What Headphones Do You Need for Editing A Podcast?

[00:11:20] Shannon Hernandez: Yeah, you don’t need, you don’t need those super expensive headphones. I know people who I work with, they’re like, no, I’ve got to have $400 headphones. And I’m like, I don’t know why you’re just listening, but that’s what they want. They want those $400 headphones, these headphones, these are the Sony MD.

[00:11:35] they’re the MDR 7506’s and these are perfect. I’ve been using these, this brand since I started in radio. So you can use these, I use a different brand at work because I had bought those at one point in time and I was like, I’m going to use those. And I ended up just bringing these home because these sound really great.

[00:11:51] They got really good, low end. And of course they are noise canceling as well. So these run, anywhere between, I think, 80 bucks to a hundred bucks, that’s something that you can deal with, for about 10 years. I mean, let’s put it this way in perspective, the headphones that I was using that I’m using at work, I’m on my second pair of those.

[00:12:12] I had used them. I thought I really liked these, but I still had these at home. I really, these are my good headphones, but I’m on my second pair of those, Those burned out, I think within five years and these continue to last, they just keep going and going. remember that some of the equipment, you don’t have to buy super expensive stuff, but if you get a decent pair, you can use it.

[00:12:34] Don’t use earbuds because what happens, especially if you’re using, if you’re doing audio through a mixing board, if you’re using earbuds, those that have the sound cancellation in the headphones, and when you get close to the microphone, you can hear feedback. And I know there’s a lot of podcasts out there.

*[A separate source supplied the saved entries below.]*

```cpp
int cpx_gemm_half(int dtype, const void *A, const void *Wt, int M, int N, int K, int epilogue,
                  const float *bias, const void *aux, void *out, int ld_out,
                  const float *ln_stats, const float *ln_colsum, float *stats_out, void *stream) {
    CPX_REQUIRE(A && Wt && out && (dtype == CPX_DT_BF16 || dtype == CPX_DT_F16));
    const bool f16 = dtype == CPX_DT_F16;
    CPX_REQUIRE(M > 0 && N > 0 && K > 0 && M % BM == 0 && N % BN == 0 && K % BK == 0);
    CPX_REQUIRE(ld_out >= N && ld_out % 4 == 0);
    CPX_REQUIRE((epilogue != CPX_EPI_RESID_BF16 && epilogue != CPX_EPI_POS_BF16 && epilogue != CPX_EPI_QKV_BF16) || aux);
    CPX_REQUIRE(epilogue != CPX_EPI_QKV_BF16 || (N == 3072 && M % 1024 == 0));
    CPX_REQUIRE(!ln_stats || (ln_colsum && epilogue != CPX_EPI_RESID_BF16));
    CPX_REQUIRE(!stats_out || ((epilogue == CPX_EPI_RESID_BF16 || epilogue == CPX_EPI_POS_BF16) && N == 1024 && cpx_gemm_half_uses_big_tile(M, N, K, epilogue)));
    GemmArgs a = gemm_args(A, Wt, M, N, K, bias, aux, out, ld_out);
    a.ln_stats = ln_stats; a.ln_colsum = ln_colsum; a.stats_out = stats_out; a.l2_block = g_gemm_l2; a.nt_out = g_gemm_nt;
    a.rev_m = (g_gemm_rev && K >= 4096) ? 1 : 0;
    hipStream_t s = (hipStream_t)stream;
    switch (epilogue) {
        case CPX_EPI_BF16: launch_gemm<CPX_EPI_BF16>(a, s, f16); break;
        case CPX_EPI_GELU_BF16: launch_gemm<CPX_EPI_GELU_BF16>(a, s, f16); break;
        case CPX_EPI_RESID_BF16: launch_gemm<CPX_EPI_RESID_BF16>(a, s, f16); break;
        case CPX_EPI_F32: launch_gemm<CPX_EPI_F32>(a, s, f16); break;
        case CPX_EPI_POS_BF16: launch_gemm<CPX_EPI_POS_BF16>(a, s, f16); break;
        case CPX_EPI_RELU_BF16: launch_gemm<CPX_EPI_RELU_BF16>(a, s, f16); break;
        case CPX_EPI_QKV_BF16: launch_gemm<CPX_EPI_QKV_BF16>(a, s, f16); break;
        default: CPX_REQUIRE(!"unknown epilogue");
    }
    CPX_CHECK_LAUNCH();
    return CPX_OK;
}

int cpx_conv3_half(int dtype, const void *x, const void *Wt, int M, int N, int C, int epilogue, const float *bias,
                   void *out, int ld_out, void *stream) {
    CPX_REQUIRE(x && Wt && out && (dtype == CPX_DT_BF16 || dtype == CPX_DT_F16));
    CPX_REQUIRE(M > 0 && M % 1024 == 0 && N > 0 && N % BN == 0 && C > 0 && C % BK == 0);
    CPX_REQUIRE(ld_out >= N && ld_out % 4 == 0 && (epilogue == CPX_EPI_BF16 || epilogue == CPX_EPI_RELU_BF16));
    GemmArgs a = gemm_args(x, Wt, M, N, 9 * C, bias, nullptr, out, ld_out);
    a.conv_c = C;
    hipStream_t s = (hipStream_t)stream;
    dim3 grid(a.n_blocks), block(GEMM_THREADS);
    const size_t lds = 2 * STAGE_BYTES;
    const bool f16 = dtype == CPX_DT_F16;
    if (epilogue == CPX_EPI_BF16) CPX_F16_DISPATCH(f16, F16, hipLaunchKernelGGL((k_gemm<CPX_EPI_BF16, F16, true, true>), grid, block, lds, s, a));
    else CPX_F16_DISPATCH(f16, F16, hipLaunchKernelGGL((k_gemm<CPX_EPI_RELU_BF16, F16, true, true>), grid, block, lds, s, a));
    CPX_CHECK_LAUNCH();
    return CPX_OK;
}

extern "C" int cpx_conv3x3(int dtype, const void *x, const void *Wt, int M, int N, int C, int epilogue, const float *bias,
                           void *out, int ld_out, void *stream) {
    return cpx_conv3_half(dtype, x, Wt, M, N, C, epilogue, bias, out, ld_out, stream);
}

extern "C" int cpx_gemm_ln(const void *A, const void *Wt, int M, int N, int K, int epilogue,
                           const float *bias, const void *aux, void *out, int ld_out,
                           const float *ln_stats, const float *ln_colsum, float *stats_out, void *stream) {
    return cpx_gemm_half(CPX_DT_BF16, A, Wt, M, N, K, epilogue, bias, aux, out, ld_out, ln_stats, ln_colsum, stats_out, stream);
}
#ifdef CPX_DEBUG
extern "C" int cpx_gemm_ln_dt(int dtype, const void *A, const void *Wt, int M, int N, int K, int epilogue,
                              const float *bias, const void *aux, void *out, int ld_out,
                              const float *ln_stats, const float *ln_colsum, float *stats_out, void *stream) {
    return cpx_gemm_half(dtype, A, Wt, M, N, K, epilogue, bias, aux, out, ld_out, ln_stats, ln_colsum, stats_out, stream);
}
#endif
#ifdef CPX_DEBUG
extern "C" int cpx_row_stats_dt(int dtype, const void *x, int rows, float *stats, void *stream) {
    return cpx_row_stats_half(dtype, x, rows, stats, stream);
}
#endif
extern "C" int cpx_gemm_bf16(const void *A, const void *Wt, int M, int N, int K, int epilogue,
                             const float *bias, const void *aux, void *out, int ld_out, void *stream) {
    return cpx_gemm_half(CPX_DT_BF16, A, Wt, M, N, K, epilogue, bias, aux, out, ld_out, nullptr, nullptr, nullptr, stream);
}
extern "C" int cpx_gemm(int dtype, const void *A, const void *Wt, int M, int N, int K, int epilogue,
                        const float *bias, const void *aux, void *out, int ld_out, void *stream) {
    if (dtype == CPX_DT_F32)
        return cpx_gemm_f32((const float *)A, (const float *)Wt, M, N, K, epilogue, bias, (const float *)aux, (float *)out, ld_out, stream);
    return cpx_gemm_half(dtype, A, Wt, M, N, K, epilogue, bias, aux, out, ld_out, nullptr, nullptr, nullptr, stream);
}
extern "C" int cpx_gemm_uses_big_tile(int M, int N, int K, int epilogue) { return cpx_gemm_half_uses_big_tile(M, N, K, epilogue); }
```

classpose_amd/csrc/cpx_internal.h:

```cpp
#pragma once
#include "cpx_common.h"
#include <atomic>

struct CpxOncePerDevice {
    std::atomic<unsigned long long> done{0};
    template <class F>
    void operator()(F &&f) {
        int dev = 0;
        (void)hipGetDevice(&dev);
        const unsigned long long bit = 1ull << (dev & 63);
        if (!(done.load(std::memory_order_acquire) & bit)) {
            f();
            done.fetch_or(bit, std::memory_order_release);
        }
    }
};

enum { CPX_PROF_FC1 = 0, CPX_PROF_ATTN = 1, CPX_PROF_QKV = 2, CPX_PROF_PROJ = 3, CPX_PROF_FC2 = 4,
       CPX_PROF_PE = 5,
       CPX_PROF_TAIL = 6,
       CPX_PROF_KINDS = 7 };
struct CpxProf {
    hipEvent_t *ev = nullptr;
    int *kind = nullptr;
    int cap = 0, n = 0, stride = 1;
    int phase = 0;
    unsigned kinds_mask = 1;
};
static inline bool cpx_prof_begin(CpxProf *p, int kind, int layer, hipStream_t s) {
    if (!p || !p->ev || p->n >= p->cap || !((p->kinds_mask >> kind) & 1)) return false;
    if (kind < CPX_PROF_PE && ((layer + p->phase) % p->stride) != 0) return false;
    p->kind[p->n] = kind;
    return hipEventRecord(p->ev[2 * p->n], s) == hipSuccess;
}
static inline void cpx_prof_end(CpxProf *p, hipStream_t s) {
    (void)hipEventRecord(p->ev[2 * p->n + 1], s);
    ++p->n;
}

int cpx_gemm_half(int dtype, const void *A, const void *Wt, int M, int N, int K, int epilogue, const float *bias,
                  const void *aux, void *out, int ld_out, const float *ln_stats, const float *ln_colsum,
                  float *stats_out, void *stream);
int cpx_conv3_half(int dtype, const void *x, const void *Wt, int M, int N, int C, int epilogue, const float *bias,
                   void *out, int ld_out, void *stream);
int cpx_row_stats_half(int dtype, const void *x, int rows, float *stats, void *stream);
int cpx_gemm_half_uses_big_tile(int M, int N, int K, int epilogue);
#define CPX_CROP_LIST 64
struct CpxCropList { int n, first; int crop[CPX_CROP_LIST]; };
int cpx_move_crop_rows_run(int dtype, const void *src, void *dst, const CpxCropList &list, int scatter, float *stats, hipStream_t s);
int cpx_gemm4w_gelu_ln(int f16, const void *A, const void *W, int M, int N, int K, const float *bias, const float *ln_stats, const float *ln_colsum,
                       void *out, int ld_out, hipStream_t s);
int cpx_layernorm_half(int dtype, const void *x, const float *w, const float *b, int rows, int C, float eps,
                       void *out, void *stream);
int cpx_attention_half(int dtype, const void *qkv, const void *rel_h, const void *rel_w, int n_subtiles, void *vT_ws,
                       void *out, void *stream, bool transpose_v);
int cpx_attention2w_launch(int dtype, const void *qkv, const void *vT, const void *rel_h, const void *rel_w,
                           int n_subtiles, void *out, int xcd_order, hipStream_t s);

int cpx_gemm_f32(const float *A, const float *Wt, int M, int N, int K, int epilogue, const float *bias,
                 const float *aux, float *out, int ld_out, void *stream);
int cpx_layernorm_f32(const float *x, const float *w, const float *b, int rows, int C, float eps, float *out,
                      void *stream);
int cpx_attention_f32(const float *qkv, const float *rel_h, const float *rel_w, int n_subtiles, float *out,
                      void *stream);
int cpx_im2col3_f32(const float *x, int n_subtiles, float *out, void *stream);

__device__ __forceinline__ int xcd_contiguous_id(int v, int nblk) {
    const int nxcd = 8, q = nblk / nxcd, r = nblk % nxcd, x = v % nxcd;
    return (x < r ? x * (q + 1) : r * (q + 1) + (x - r) * q) + v / nxcd;
}

#define CPX_RUN(call) do { const int rc_ = (call); if (rc_) return rc_; } while (0)

struct NetWs { size_t off_x, off_xn, off_qkv, off_vt, off_ao, off_h, off_neck, off_neck2, off_st, off_col, total; };
NetWs cpx_net_ws(int nS, int dtype);
struct CpxBlockBufs { const void *x_in; void *x_mid, *x_out, *xn, *qkv, *vt, *ao, *hb; float *st; };
int cpx_net_block(const cpx_net_weights *w, int layer, int nS, const CpxBlockBufs &t, bool big_stats, CpxProf *prof, void *stream);
bool cpx_net_big_stats(const cpx_net_weights *w, int nS);
int cpx_net_tail(const cpx_net_weights *w, const void *x, int nS, void *y0, void *a1, void *y2, void *feat, void *col, float *head,
                 void *unet_ws, size_t unet_ws_bytes, void *stream);

int cpx_unet_head_run(int dtype, const cpx_conv_op *ops, int n_ops, const void *feat, int nS, float *head, int ld_head,
                      int col0, void *workspace, size_t ws_bytes, void *stream);
size_t cpx_unet_ws_bytes(int dtype, const cpx_conv_op *ops, int n_ops, int nS);
void cpx_unet_act_layout(int dtype, const cpx_conv_op *ops, int n_ops, int nS, size_t *off, int *ld);
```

[00:12:50] They like to use the earbuds. If that’s all you can afford. Great. But it’s going to create problems later on down the line. I had a call with someone a few weeks ago where we were just actually just catching up and she was using her ear buds, her, apple earbuds, and, they were cutting in and out and they just weren’t the best sound quality.

[00:13:11] and she couldn’t hear me. I couldn’t hear it was more trouble than what it was worth and she just ended up taking them out, turning the Bluetooth off. And just started talking between me and her or her and her, camera microphone. So, just know what you’re going to be getting into.

[00:13:25] If you’re just going to be using, plugged in earbuds or, Bluetooth, earbuds. They’re not going to be the same as if you’re just plugged in. It’s all preference though. I’ll you?

[00:13:35] Jeff Sieh: One of the things is I, these are just monitoring headphones phones, but they’re plugged into my board because I used to use, I thought, oh, that’d be cool.

[00:13:42] And I’ll use the new apple iPods and they cut out during a show and you can’t hear anything. So if you’re doing an interview, Stipe, a podcast, then You don’t want to have your guests, you can’t hear them anymore. So it’s really important, I think, to be wired for even a, any sort of interview thing. So the last question,

[00:13:59] Shannon Hernandez: a lot of recording artists use, they use a lot of those.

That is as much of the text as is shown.